È un piccolo gioiello la nuova compilation curata dal collettivo Stramonium, appositamente creata per celebrare il solstizio d’inverno. Una raccolta di brani che, più che canzoni, si fanno rituale ultimo di una tradizione da tempo perduta nelle pieghe del vivere moderno: richiami ancestrali ed estremamente spirituali risuonano, in modi sempre personali, nelle quindici tracce di questo percorso dal sapore epico e mitologico.
È quasi un ossimoro che un progetto come quello di Where the Winter Beats Incessant sia disponibile per il download: ci si aspetterebbe piuttosto di sentirlo riecheggiare tra i rami di qualche fitta foresta del Nord Europa. Sì, perché quel che fa questa raccolta è trasportare l’ascoltatore in una dimensione antica, in bilico tra oscure pulsioni e suggestioni neoclassiche.
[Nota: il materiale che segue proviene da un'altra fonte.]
# numericalEFT/MCIntegration.jl

Hardware: AMD Instinct MI355X
Metric: Msamples/sec (whole node), 16-D Gaussian :vegas (higher is better)
Workload: dtype f64

## Files before the change

### mcintegration.jl_amd/_lib.py

```python
import ctypes as C
import os

_PKG = os.path.dirname(os.path.abspath(__file__))
_SO = os.path.join(_PKG, "lib", "libmci_hip.so")

MCI_OK = 0
ERR_NAMES = {1: "INVALID", 2: "HIP", 3: "COMPILE", 4: "NORMALIZATION", 5: "HISTOGRAM", 6: "COMM", 7: "NO_DEVICE"}
CONTINUOUS, DISCRETE, FERMIK = 0, 1, 2
VEGAS, VEGASMC, MCMC = 0, 1, 2
ABI_VERSION = 5
SOLVERS = {"vegas": VEGAS, "vegasmc": VEGASMC, "mcmc": MCMC, VEGAS: VEGAS, VEGASMC: VEGASMC, MCMC: MCMC}

c_double_p = C.POINTER(C.c_double)
c_int32_p = C.POINTER(C.c_int32)


class MCIError(RuntimeError):
    def __init__(self, code, msg):
        super().__init__("[MCI_ERR_%s] %s" % (ERR_NAMES.get(code, code), msg))
        self.code = code


class LeafDesc(C.Structure):
    _fields_ = [("kind", C.c_int32), ("pool", C.c_int32), ("lower", C.c_double), ("upper", C.c_double),
# ... 107 lines not shown
    ("mci_last_chain_speculation", C.c_int, [_VP, c_int32_p, c_int32_p]),
    ("mci_chain_speculation_status", C.c_int, [_VP, C.c_int32, c_int32_p]),
    ("mci_vegas_check_status", C.c_int, [_VP, c_int32_p, c_int32_p]),
    ("mci_last_integrate_discarded", C.c_int, [_VP, C.POINTER(C.c_int64), c_int32_p]),
    ("mci_speculation_tree", C.c_int, [C.c_int32, C.c_double, C.c_int32, c_int32_p, c_int32_p, c_int32_p, C.POINTER(C.c_uint64), C.POINTER(C.c_uint64)]),
    ("mci_compile_chain_speculation", C.c_int, [_VP, C.c_int32]),
    ("mci_train", C.c_int, [_VP]),
    ("mci_sample_dump", C.c_int, [_VP, C.c_int32, C.c_uint64, C.c_int64, C.c_int64, C.c_int64, c_double_p, c_double_p, c_double_p]),
    ("mci_kernel_times_ms", C.c_int, [_VP, C.POINTER(C.c_float), C.c_int32, c_int32_p, c_int32_p, c_int32_p]),
    ("mci_kernel_clocks", C.c_int, [_VP, c_double_p, C.c_int32, c_int32_p]),
    ("mci_comm_times_ms", C.c_int, [_VP, C.POINTER(C.c_float), C.c_int32, c_int32_p]),
    ("mci_comm_collectives", C.c_int, [_VP, C.POINTER(C.c_int64), C.POINTER(C.c_int64)]),
    ("mci_reduce_size", C.c_int, [_VP, C.POINTER(C.c_int64)]),
    ("mci_external_reduce_done", C.c_int, [_VP]),
    ("mci_standardize_block", None, [C.c_int64, C.c_int64, C.c_int64, C.POINTER(C.c_int64), C.POINTER(C.c_int64)]),
    ("mci_chain_burnin", C.c_double, [C.c_int64, C.c_int64, C.c_int32]),
    ("mci_mcmc_burnin", C.c_int64, [C.c_int64, C.c_int64, C.c_int32, C.c_int32, C.c_int32, C.c_double]),
    ("mci_mcmc_auto_chains", C.c_int64, [C.c_int64, C.c_int64, C.c_int32, C.c_int32, C.c_int32, C.c_int64, C.c_int64, C.c_int32]),
    ("mci_get_hold_histogram", C.c_int, [_VP, C.POINTER(C.c_uint64)]),
    ("mci_mcmc_launch_valid", C.c_int, [_VP, c_int32_p, c_int32_p, C.POINTER(C.c_int64), C.POINTER(C.c_int64)]),
    ("mci_iteration_discard", C.c_int, [_VP]),
    ("mci_get_block_means", C.c_int, [_VP, C.c_int32, c_double_p, C.POINTER(C.c_int64), c_int32_p]),
    ("mci_reset_block_log", C.c_int, [_VP]),
    ("mci_lineage_sums", None, [c_double_p, C.c_int64, C.c_int64, C.c_int64, c_double_p, C.c_int64, C.c_int64, c_double_p, c_double_p]),
    ("mci_maxdof", None, [c_int32_p, C.c_int32, C.c_int32, c_int32_p]),
    ("mci_mean_std", None, [c_double_p, c_double_p, C.c_int64, C.c_int64, c_double_p, c_double_p]),
    ("mci_average", None, [c_double_p, c_double_p, C.c_int64, C.c_int64, C.c_int64, c_double_p, c_double_p, c_double_p]),
    ("mci_do_reweight", None, [c_double_p, c_double_p, C.c_int64, C.c_double, c_double_p]),
    ("mci_version", C.c_char_p, []),
    ("mci_abi_version", C.c_int32, []),
]
DEBUG_SIGNATURES = [
    ("mci_debug_persist_words", C.c_int, [_VP, C.POINTER(C.c_uint64), C.c_int32]),
    ("mci_debug_walk_counts", C.c_int, [_VP, C.POINTER(C.c_int64)]),
    ("mci_debug_plant_wrong_decision", C.c_int, [_VP, C.c_int32]),
    ("mci_debug_persist_spin_ticks", C.c_int, [_VP, C.c_uint64]),
    ("mci_debug_override", C.c_int, [C.c_char_p, C.c_int64, C.c_int32]),
    ("mci_debug_compiler_id", C.c_int, [C.c_char_p, C.c_char_p, C.c_int32]),
    ("mci_debug_split_chunks", C.c_int, [_VP, C.POINTER(C.c_int64), C.POINTER(C.c_int64)]),
    ("mci_debug_vegas_cursor", C.c_int, [_VP, C.POINTER(C.c_int32), C.POINTER(C.c_uint64)]),
    ("mci_debug_strat_d", C.c_int, [_VP, c_double_p, C.c_int64]),
    ("mci_debug_strat_start_d", C.c_int, [_VP, c_double_p, C.c_int64]),
    ("mci_debug_strat_dump", C.c_int, [_VP, C.c_int64, c_double_p, c_double_p, C.POINTER(C.c_int64), c_double_p, c_double_p]),
    ("mci_debug_mcmc_policy", C.c_int, [C.c_int64, C.c_int64, C.c_int64, C.c_int64]),
    ("mci_debug_vegas_check", C.c_int, [_VP, C.c_int32, C.c_uint64, C.c_int64, C.c_int64, C.c_int64, C.c_int64, c_double_p, c_double_p, c_double_p, c_double_p,
                                        C.POINTER(C.c_int64)]),
    ("mci_debug_vegas_check_launches", C.c_int, [_VP, C.POINTER(C.c_int64)]),
    ("mci_debug_vegas_check_layout", C.c_int, [_VP, c_int32_p, c_int32_p, c_double_p, C.POINTER(C.c_uint64), c_int32_p]),
    ("mci_debug_sweep_workgroups", C.c_int, [_VP, C.c_int32]),
    ("mci_debug_sweep_threads", C.c_int, [_VP, C.c_int32]),
    ("mci_debug_sweep_last_launch", C.c_int, [_VP, c_int32_p, c_int32_p]),
    ("mci_debug_sweep_lds_bytes", C.c_int, [_VP, C.POINTER(C.c_int64)]),
]
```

Si passa, dunque, dalla ghironda dei Sangre de Muerdago ai lamenti grevi e minacciosi (ancora di più se si realizza che sono stati registrati dal vivo) degli Àrnica e se entrambi i gruppi sono spagnoli (rispettivamente galleghi e iberici), il contrasto risulta evidente ed estremamente riuscito. Ottima prova quella di VRNA, moniker dietro il quale si cela la ricerca sonora di Gianluca Martucci, che restituisce con Ophis un canto arcaico e sognante, dapprima dolcemente scandito da note di basso e poi opportunamente “sporcato” da dilatate distorsioni. Si torna ad atmosfere decisamente più folk con :novemthree: e Tamerlan: Óðinn è una bellissima invocazione al più sapiente degli dèi norreni, mentre Where No Man Walked Before è una danza strumentale dal sapore neoclassico che prepara al più ancestrale omaggio della collezione. Il dono dell’albero, firmato dai Murmur Mori, oltre a contenere i suoni del vento, del torrente e delle marmotte registrate presso il Cromlech del Piccolo San Bernardo, è un’ode commovente all’albero e alla sua essenza, dove la natura è in primissimo piano e la voce diventa un richiamo lontanissimo, etereo. Un melodioso episodio prima dell’inquietante ambient di Ruairi O’Baoighill e del folk noir dei Nebelung, che pescano Mittwinter direttamente dal loro album Palingenesis, dato alle stampe nel 2014.
Decisamente in terreni dark ambient il contributo di Emme Ya e Treha Sektori, che confezionano forse i brani più oscuri dell’intera compilation: rituali drone ridondanti e opprimenti avviluppano il fruitore prima di abbandonarlo alla poderosa marcia di Idre, che presta Witch Trial alla causa. Più elettronici i veneziani qqq∅qqq che con Cosmic Ritual portano l’album in meandri inesplorati. Un valore aggiunto, il loro viaggio plastico, perché allontana il leitmotiv della compilation dalla natura verso spazi siderali e decisamente ipnotici. Ascoltando Hybryds e Yurugu’s Speech, d’altro canto, si ha la definitiva conferma che sia stata decisione ponderata quella di dedicare alla seconda metà dell’album le suggestioni più sintetiche, come se da suoni “terreni” si passasse alla musica dell’universo, come se si cercasse di restituire, insomma, il suono ultimo della trascendenza. A sigillare la raccolta, infatti, c’è un brano di ASHORETH e sembra quasi di percepire il rumore che produrrebbero i corpi celesti quando ruotano su se stessi.
Una bella occasione per riscoprire tradizioni e nuove soprannaturali sonorità: Where the Winter Beats Incessant è un luogo arcaico e onirico dove scovare realtà devote e poco conosciute, in cui la celebrazione diventa il pretesto per aprire la mente dell’ascoltatore a mondi ignoti e, soprattutto, incontaminati. Dentro di noi sappiamo di averne bisogno.